**YOUR OBJECTIVE**. Among the lines of this listing, count those that include "hipLaunchKernelGGL" and state the count by itself.

**MATERIAL FOR THIS EXERCISE**.
*-*-*
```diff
+            if (rstd) rstd[row] = r;
+        }
+        T* yr = y + (int64_t)row * D;
+#pragma unroll
+        for (int i = 0; i < MAXV; ++i) {
+            const int c = lane + 64 * i;
+            if (c < nv) {
+                float4 o;
+                o.x = (v[i].x - mu) * r * g[i].x + b[i].x; o.y = (v[i].y - mu) * r * g[i].y + b[i].y;
+                o.z = (v[i].z - mu) * r * g[i].z + b[i].z; o.w = (v[i].w - mu) * r * g[i].w + b[i].w;
+                store4<T>(yr + 4 * c, o);
+            }
+        }
+        if (!more) break;
+        row += stride;
+    }
+}
 
 template <typename T, int MAXV>
 __global__ __launch_bounds__(256) void ln_fwd_kernel(const float* __restrict__ x, const float* __restrict__ gamma,
                                                      const float* __restrict__ beta, T* __restrict__ y,
                                                      float* __restrict__ mean, float* __restrict__ rstd,
                                                      int M, int D, float eps) {
+    if constexpr (MAXV == LN_STREAM_V) {
+        ln_fwd_stream_body<T, MAXV>(x, gamma, beta, y, mean, rstd, M, D, eps);
+        return;
+    }
     const int lane = threadIdx.x & 63;
     const int row = blockIdx.x * 4 + (threadIdx.x >> 6);
     if (row >= M) return;
@@ -72,35 +153,63 @@
     }
 }
 
-template <typename T, int MAXV, bool ADD2>
+template <typename T, int MAXV, bool ADD2, bool FULL>
 __device__ __forceinline__ void ln_bwd_body(const T* __restrict__ dy, const float* __restrict__ x,
                                                      const float* __restrict__ gamma, const float* __restrict__ mean,
                                                      const float* __restrict__ rstd, const float* __restrict__ dres,
                                                      const float* __restrict__ dres2,
                                                      float* __restrict__ dx, T* __restrict__ dx_lp,
                                                      float* __restrict__ ws, int M, int D, float* red) {
-    const int lane = threadIdx.x & 63, wave = threadIdx.x >> 6;
+    const int lane = threadIdx.x & 63, wave = __builtin_amdgcn_readfirstlane(threadIdx.x >> 6);
     const int nv = D >> 2;
     float4 g[MAXV], ag[MAXV], ab[MAXV], ac[MAXV];
 #pragma unroll
     for (int i = 0; i < MAXV; ++i) {
         const int c = lane + 64 * i;
-        g[i] = c < nv ? *(const float4*)(gamma + 4 * c) : make_float4(0, 0, 0, 0);
+        g[i] = (FULL || c < nv) ? *(const float4*)(gamma + 4 * c) : make_float4(0, 0, 0, 0);
         ag[i] = make_float4(0, 0, 0, 0);
         ab[i] = make_float4(0, 0, 0, 0);
         ac[i] = make_float4(0, 0, 0, 0);
     }
-    for (int row = blockIdx.x * 4 + wave; row < M; row += gridDim.x * 4) {
-        const float mu = mean[row], r = rstd[row];
+    constexpr bool LA = FULL && sizeof(T) == 2 && !ADD2;
+    typedef typename raw4<T>::type R;
+    const int stride = (int)gridDim.x * 4;
+    float nmu = 0.f, nr = 0.f;
+    R nd[MAXV];
+    if (LA) {
+        const int row = blockIdx.x * 4 + wave;
+        if (row < M) {
+            nmu = mean[row]; nr = rstd[row];
+#pragma unroll
+            for (int i = 0; i < MAXV; ++i) nd[i] = ldraw4<T>(dy + (int64_t)row * D + 4 * (lane + 64 * i));
+        }
+    }
+    for (int row = blockIdx.x * 4 + wave; row < M; row += stride) {
         const int64_t base = (int64_t)row * D;
+        float mu, r;
+        R dv[MAXV];
+        if (LA) {
+            mu = nmu; r = nr;
+#pragma unroll
+            for (int i = 0; i < MAXV; ++i) dv[i] = nd[i];
+            const int64_t nrow = (int64_t)row + stride;
+            if (nrow < M) {
+                nmu = mean[nrow]; nr = rstd[nrow];
+#pragma unroll
+                for (int i = 0; i < MAXV; ++i) nd[i] = ldraw4<T>(dy + nrow * D + 4 * (lane + 64 * i));
+            }
+        } else {
+            mu = mean[row]; r = rstd[row];
+        }
         float4 xh[MAXV], gy[MAXV];
         float s1 = 0.f, s2 = 0.f;
 #pragma unroll
         for (int i = 0; i < MAXV; ++i) {
             const int c = lane + 64 * i;
-            if (c < nv) {
+            if (FULL || c < nv) {
                 const float4 xv = ldrow4(x + base + 4 * c);
-                const float4 d = load4<T>(dy + base + 4 * c);
+                if (!LA) dv[i] = ldraw4<T>(dy + base + 4 * c);
+                const float4 d = widen4(dv[i]);
                 xh[i] = make_float4((xv.x - mu) * r, (xv.y - mu) * r, (xv.z - mu) * r, (xv.w - mu) * r);
                 gy[i] = make_float4(d.x * g[i].x, d.y * g[i].y, d.z * g[i].z, d.w * g[i].w);
                 s1 += (gy[i].x + gy[i].y) + (gy[i].z + gy[i].w);
@@ -110,18 +219,25 @@
             }
         }
         const float c1 = wave_sum(s1) / (float)D, c2 = wave_sum(s2) / (float)D;
-#pragma unroll
-        for (int i = 0; i < MAXV; ++i) {
-            const int c = lane + 64 * i;
-            if (c < nv) {
+        float4 dr1[MAXV];
+        if (FULL && dres) {
+#pragma unroll
+            for (int i = 0; i < MAXV; ++i) dr1[i] = ldrow4(dres + base + 4 * (lane + 64 * i));
+        }
+#pragma unroll
+        for (int i = 0; i < MAXV; ++i) {
+            const int c = lane + 64 * i;
+            if (FULL || c < nv) {
                 float4 o;
                 o.x = r * (gy[i].x - c1 - xh[i].x * c2); o.y = r * (gy[i].y - c1 - xh[i].y * c2);
                 o.z = r * (gy[i].z - c1 - xh[i].z * c2); o.w = r * (gy[i].w - c1 - xh[i].w * c2);
                 if (dres) {
-                    const float4 dr = ldrow4(dres + base + 4 * c);
+#pragma clang fp contract(off)
+                    const float4 dr = FULL ? dr1[i] : ldrow4(dres + base + 4 * c);
                     o.x += dr.x; o.y += dr.y; o.z += dr.z; o.w += dr.w;
                 }
                 if (ADD2) {
+#pragma clang fp contract(off)
                     const float4 dr = ldrow4(dres2 + base + 4 * c);
                     o.x += dr.x; o.y += dr.y; o.z += dr.z; o.w += dr.w;
                 }
@@ -136,7 +252,7 @@
 #pragma unroll
     for (int i = 0; i < MAXV; ++i) {
         const int c = lane + 64 * i;
-        if (c < nv) {
+        if (FULL || c < nv) {
             *(float4*)(red + (wave * 3 + 0) * D + 4 * c) = ag[i];
             *(float4*)(red + (wave * 3 + 1) * D + 4 * c) = ab[i];
             *(float4*)(red + (wave * 3 + 2) * D + 4 * c) = ac[i];
@@ -159,7 +275,10 @@
                                                      float* __restrict__ dx, T* __restrict__ dx_lp,
                                                      float* __restrict__ ws, int M, int D) {
     extern __shared__ __attribute__((aligned(16))) float red[];
-    ln_bwd_body<T, MAXV, false>(dy, x, gamma, mean, rstd, dres, nullptr, dx, dx_lp, ws, M, D, red);
+    if constexpr (MAXV == LN_STREAM_V) {
+        if (D == MAXV * 256) { ln_bwd_body<T, MAXV, false, true>(dy, x, gamma, mean, rstd, dres, nullptr, dx, dx_lp, ws, M, D, red); return; }
+    }
+    ln_bwd_body<T, MAXV, false, false>(dy, x, gamma, mean, rstd, dres, nullptr, dx, dx_lp, ws, M, D, red);
 }
 
 template <typename T, int MAXV>
@@ -170,7 +289,10 @@
                                                       float* __restrict__ dx, T* __restrict__ dx_lp,
                                                       float* __restrict__ ws, int M, int D) {
     extern __shared__ __attribute__((aligned(16))) float red[];
-    ln_bwd_body<T, MAXV, true>(dy, x, gamma, mean, rstd, dres, dres2, dx, dx_lp, ws, M, D, red);
+    if constexpr (MAXV == LN_STREAM_V) {
+        if (D == MAXV * 256) { ln_bwd_body<T, MAXV, true, true>(dy, x, gamma, mean, rstd, dres, dres2, dx, dx_lp, ws, M, D, red); return; }
+    }
+    ln_bwd_body<T, MAXV, true, false>(dy, x, gamma, mean, rstd, dres, dres2, dx, dx_lp, ws, M, D, red);
 }
 
 __global__ __launch_bounds__(256) void ln_bwd_reduce_kernel(const float* __restrict__ ws, int nblk, int D,
@@ -207,6 +329,19 @@
 
 using namespace pa;
 
+template <typename T> static int64_t ln_resident_blocks() {
+    static int n[64] = {0};
+    int dev = 0;
+    if (hipGetDevice(&dev) != hipSuccess || dev < 0 || dev >= 64) return 256 * 8;
+    if (n[dev] == 0) {
+        int cus = 0, per_cu = 0;
+        if (hipDeviceGetAttribute(&cus, hipDeviceAttributeMultiprocessorCount, dev) != hipSuccess || cus <= 0) cus = 256;
+        if (hipOccupancyMaxActiveBlocksPerMultiprocessor(&per_cu, ln_fwd_kernel<T, LN_STREAM_V>, 256, 0) != hipSuccess || per_cu <= 0) per_cu = 8;
+        n[dev] = cus * per_cu;
+    }
+    return n[dev];
+}
+
 extern "C" int pa_layernorm_fwd(const float* x, const float* gamma, const float* beta, void* y, int dtype,
                                 float* mean, float* rstd, int M, int D, float eps, void* stream) {
     if (!x || !gamma || !beta || !y || M <= 0 || D <= 0) return PA_EINVAL;
@@ -219,7 +354,17 @@
         if (dtype == PA_BF16) hipLaunchKernelGGL((ln_fwd_kernel<bf16, V>), grid, dim3(256), 0, (hipStream_t)stream, x, gamma, beta, (bf16*)y, mean, rstd, M, D, eps); \
         else hipLaunchKernelGGL((ln_fwd_kernel<float, V>), grid, dim3(256), 0, (hipStream_t)stream, x, gamma, beta, (float*)y, mean, rstd, M, D, eps); \
     } while (0)
-    if (nvl <= 1) PA_LN_FWD(1); else if (nvl == 2) PA_LN_FWD(2); else if (nvl == 3) PA_LN_FWD(3);
+    if (nvl <= 1) PA_LN_FWD(1); else if (nvl == 2) PA_LN_FWD(2);
+    else if (nvl == LN_STREAM_V) {
+        hipStream_t st = (hipStream_t)stream;
+        if (dtype == PA_BF16) {
+            dim3 pg((unsigned)std::min<int64_t>(grid.x, ln_resident_blocks<bf16>()));
+            hipLaunchKernelGGL((ln_fwd_kernel<bf16, LN_STREAM_V>), pg, dim3(256), 0, st, x, gamma, beta, (bf16*)y, mean, rstd, M, D, eps);
+        } else {
+            dim3 pg((unsigned)std::min<int64_t>(grid.x, ln_resident_blocks<float>()));
+            hipLaunchKernelGGL((ln_fwd_kernel<float, LN_STREAM_V>), pg, dim3(256), 0, st, x, gamma, beta, (float*)y, mean, rstd, M, D, eps);
+        }
+    }
     else if (nvl == 4) PA_LN_FWD(4); else PA_LN_FWD(8);
 #undef PA_LN_FWD
     return check_launch();
```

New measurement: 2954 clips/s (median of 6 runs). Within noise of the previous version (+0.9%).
*-*-*
**THE COMPLETED TASK**. 4